Testing and code quality

If you are looking for a way to contribute back to the Drupal, a lot of core and contributed projects needs manual testing. Just have a look at the ‘Needs review’ status on the Drupal issue queue. Automated testing is also welcomed, Brent Gees gave us all the keys to get started seamlessly with Unit, Kernel or Functional tests in his presentation How to get started with writing tests for contrib.

When it is about client work, the time that can be spent on tests may be more limited, and the approach is more about testing the assembly of components, so a pragmatic solution is to use fast Functional Testing with solutions like Behat. Tom Rogie showed how to configure Behat for several environments and browsers in a Continuous Integration workflow, but more importantly, what to test.
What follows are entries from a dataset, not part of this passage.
# SymbioticLab/Oobleck

Measured on AMD Instinct MI355X. Metric: tokens/sec (whole node) GPT-2 1F1B, higher is better.
Workload: dtype bf16; 1 GPU; gpt2.yaml GPT-2-small 1F1B, global microbatch 128x1024 tokens, bf16; model=gpt2, global_batch=128, seq_len=1024, parallelism=pp1dp1

## Files before the change

include/oobleck_stage.h:

```cpp
#ifndef OOBLECK_STAGE_H
#define OOBLECK_STAGE_H

#include <stdint.h>

#ifdef __cplusplus
extern "C" {
#endif

enum {
  OB_KIND_EMBED = 0,
  OB_KIND_BLOCK = 1,
  OB_KIND_FINAL = 2
};

typedef struct ob_layer* ob_layer_t;

typedef struct {
  int32_t kind;
  int32_t n_embd;
  int32_t n_head;
  int32_t n_positions;
  int32_t vocab_size;
  int32_t max_batch;
  int32_t seq_len;
// ... 96 lines not shown
                    void* stream);
int ob_dropout_scale_f32(uint64_t seed, int32_t layer_id, int32_t site,
                         uint64_t tick, float p, const void* x, void* y,
                         int64_t n, void* stream);
int ob_dropout_scale_bf16(uint64_t seed, int32_t layer_id, int32_t site,
                          uint64_t tick, float p, const void* x, void* y,
                          int64_t n, void* stream);
int ob_dropout_add_f32(uint64_t seed, int32_t layer_id, int32_t site,
                       uint64_t tick, float p, const void* t, const void* res,
                       void* y, int64_t n, void* stream);
int ob_dropout_add_bf16(uint64_t seed, int32_t layer_id, int32_t site,
                        uint64_t tick, float p, const void* t,
                        const void* res, void* y, int64_t n, void* stream);
int ob_dropout_scale_colsum_f32(uint64_t seed, int32_t layer_id, int32_t site,
                                uint64_t tick, float p, const void* dy,
                                void* dm, void* db, int64_t M, int64_t N,
                                void* stream);
int ob_dropout_scale_colsum_bf16(uint64_t seed, int32_t layer_id, int32_t site,
                                 uint64_t tick, float p, const void* dy,
                                 void* dm, void* db, int64_t M, int64_t N,
                                 void* stream);

int ob_gemm_bf16(int transA, int transB, int64_t M, int64_t N, int64_t K,
                 float alpha, const void* A, int64_t lda,
                 int64_t strideA1, int64_t strideA2,
                 const void* B, int64_t ldb,
                 int64_t strideB1, int64_t strideB2,
                 float beta, void* C, int64_t ldc,
                 int64_t strideC1, int64_t strideC2,
                 int64_t n1, int64_t n2,
                 const void* bias, const void* residual, int out_kind,
                 int splitk, void* stream);

int ob_f32_to_bf16(const void* x, void* y, int64_t n, void* stream);
int ob_f32_to_bf16_t(const void* x, void* y, int64_t rows, int64_t cols,
                     void* stream);
int ob_bf16_to_f32(const void* x, void* y, int64_t n, void* stream);

void ob_profile_enable(int on);
void ob_profile_reset(void);
int ob_profile_read(int fam, double* total_ms, long long* count);

const char* ob_last_error(void);

const char* ob_build_arch(void);

#ifdef __cplusplus
}
#endif
#endif
```

oobleck_amd/_ext.py:

```python
from __future__ import annotations

import ctypes
import pathlib

_LIB = None
SO_PATH = pathlib.Path(__file__).resolve().parent / "libob_stage.so"


class ObLayerDesc(ctypes.Structure):
    _fields_ = [
        ("kind", ctypes.c_int32),
        ("n_embd", ctypes.c_int32),
        ("n_head", ctypes.c_int32),
        ("n_positions", ctypes.c_int32),
        ("vocab_size", ctypes.c_int32),
        ("max_batch", ctypes.c_int32),
        ("seq_len", ctypes.c_int32),
        ("n_slots", ctypes.c_int32),
        ("dtype", ctypes.c_int32),
    ]
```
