template <bool RC, int PER, bool EVEN_K>
__global__ __launch_bounds__(LC_THREADS) void lds_count_kernel(const u64* keys, const u32* wts, const u64* __restrict__ index, u32 gbits,
                                                                u32 R, u32 k, u32 min_weight, u64* out_keys,
                                                                u32* out_w, u64 out_cap, unsigned long long* cursor,
                                                                unsigned long long* distinct, u32* err, u32 probe_limit,
                                                                unsigned long long* owner_cursor, u32 n_owners) {
    constexpr u32 LC_SLOTS = LcTable<PER>::SLOTS;
    extern __shared__ unsigned long long lc_mem[];
    unsigned long long* lkey = lc_mem;
    u32* lcnt = reinterpret_cast<u32*>(lc_mem + LC_SLOTS);
    __shared__ u32 wtot[LC_THREADS / 64];
    __shared__ unsigned long long base_sh;
    const u32 tid = threadIdx.x, lane = tid & 63, wave = tid >> 6;
    u32 my_distinct = 0;
    LC_PHASE_BEGIN();
    const u32 n_groups = 1u << gbits, sub_shift = 64 - gbits - 16;
    for (u32 g = blockIdx.x; g < n_groups; g += gridDim.x) {
        const u64 lo = index[g], hi = index[g + 1];
        if (lo == hi) continue;
        for (u32 r = 0; r < R; ++r) {
            for (u32 i = tid; i < LC_SLOTS; i += LC_THREADS) { lkey[i] = 0ull; lcnt[i] = 0u; }
            __syncthreads();
            LC_PHASE(0);
            constexpr u32 LU = KATOME_LC_LU;
            for (u64 i0 = lo + tid; i0 < hi; i0 += (u64)LC_THREADS * LU) {
                u64 kv[LU]; u32 wv[LU];
#pragma unroll
                for (u32 u = 0; u < LU; ++u) { const u64 i = i0 + (u64)u * LC_THREADS; kv[u] = 0; wv[u] = 0; if (i < hi) { kv[u] = keys[i]; wv[u] = wts[i]; } }
#pragma unroll
                for (u32 u = 0; u < LU; ++u) {
                    const u64 i = i0 + (u64)u * LC_THREADS;
                    if (i >= hi) continue;
                    Key<1> key; key.w[0] = kv[u];
                    const u64 h = hash_key(key);
                    if (R > 1 && (u32)((((h >> sub_shift) & 0xFFFFull) * R) >> 16) != r) continue;
                    const unsigned long long want = key.w[0] | OCC;
                    u32 s = (u32)(((h & 0x3FFFFFFFull) * LC_SLOTS) >> 30);
                    const u32 step = lc_step<PER>(h);
                    u32 probes = 0;
                    for (; probes < probe_limit; ++probes) {
                        const unsigned long long cur = atomicCAS(&lkey[s], 0ull, want);
                        if (cur == 0ull || cur == want) { atomicAdd(&lcnt[s], wv[u]); break; }
                        s += step; if (s >= LC_SLOTS) s -= LC_SLOTS;
                    }
                    if (probes == probe_limit) *err = 3;
                }
            }
            __syncthreads();
            LC_PHASE(1);

            Key<1> kk[PER]; u32 cc[PER], ne[PER]; u32 mine = 0;
#pragma unroll
            for (u32 j = 0; j < PER; ++j) {
                const u32 sidx = tid * PER + j;
                const unsigned long long v = lkey[sidx];
                ne[j] = 0; cc[j] = 0; kk[j].w[0] = 0;
                if (v & OCC) {
                    kk[j].w[0] = v & KEYBITS; cc[j] = lcnt[sidx];
                    ++my_distinct;
                    ne[j] = RC ? 2 : 1;
                    if (RC && EVEN_K && key_eq(revcomp(kk[j], k), kk[j])) ne[j] = 1;
                    if ((cc[j] << ((RC && ne[j] == 1) ? 1u : 0u)) < min_weight) ne[j] = 0;
                }
                mine += ne[j];
            }
            u32 incl = mine;
#pragma unroll
            for (int o = 1; o < 64; o <<= 1) { u32 v = __shfl_up(incl, o, 64); if (lane >= (u32)o) incl += v; }
            if (lane == 63) wtot[wave] = incl;
            __syncthreads();
            u32 woff = 0, total = 0;
#pragma unroll
            for (u32 w = 0; w < LC_THREADS / 64; ++w) { if (w < wave) woff += wtot[w]; total += wtot[w]; }
            if (tid == 0) base_sh = !total ? 0ull : owner_cursor ? atomicAdd(&owner_cursor[core_group_owner(g, n_owners)], (unsigned long long)total)
                                                               : atomicAdd(cursor, (unsigned long long)total);
            __syncthreads();
            LC_PHASE(2);
            {
                unsigned long long* skey = lc_mem;
                u32* sw = lcnt;
                const u32 p0 = woff + (incl - mine);
                for (u32 c0 = 0; c0 < total; c0 += LC_SLOTS) {
                    u32 p = p0 - c0;
#pragma unroll
                    for (u32 j = 0; j < PER; ++j) {
                        if (!ne[j]) continue;
                        const u32 w = cc[j] << ((RC && ne[j] == 1) ? 1u : 0u);
                        if (p < LC_SLOTS) { skey[p] = kk[j].w[0]; sw[p] = w; }
                        ++p;
                        if (ne[j] == 2) {
                            if (p < LC_SLOTS) { skey[p] = revcomp(kk[j], k).w[0]; sw[p] = w; }
                            ++p;
                        }
                    }
                    __syncthreads();
                    const u32 nc = total - c0 < LC_SLOTS ? total - c0 : LC_SLOTS;
                    const u64 o0 = base_sh + c0;
                    for (u32 i = tid; i < nc; i += LC_THREADS)
                        if (o0 + i < out_cap) { out_keys[o0 + i] = skey[i]; out_w[o0 + i] = sw[i]; }
                    __syncthreads();
                }
            }
            LC_PHASE(3);
        }
    }
    my_distinct = wave_sum(my_distinct);
    if (lane == 0 && my_distinct) atomicAdd(distinct, (unsigned long long)my_distinct);
}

Improve easily the quality control tomorrow in your projects. Yauhen Zenko provided a nice way to run tools like PHP Linter, coding standards compliance and mess detection, wrapped in a Composer based solution.

Search

Joris Vercammen covered the best practices for Search API configuration, demonstrating in the meantime that most common use cases can be covered by a plain database server.

For a live demo, head to http://drupalsear.ch, that exposes most Search API features with the new Drupal Umami profile.

Advanced topics like machine learning and AI were illustrated by the maintainer of the Search API Solr Search module and the Solarium library, Markus Kalkbrenner with streaming expressions, graph queries and the inner workings of the Solr, sweet!

DevOps

Serverless is a buzzword that can lead to confusion. Slootjes explained it with Functions as a Service (FaaS) and the action of removing the hassle of server provisioning and scaling.

Thijs Feryn, the author of a Varnish book, adopted the perspective of caching by diving deep into the http protocol. It was nice to get detailed explanations about the foundations of the web and the Symfony framework. The session was also demonstrating that Drupal already implements most of the best practices regarding caching.

It was awesome to see how many things can be learned in such a small amount of time, and we are already looking forward to the next edition!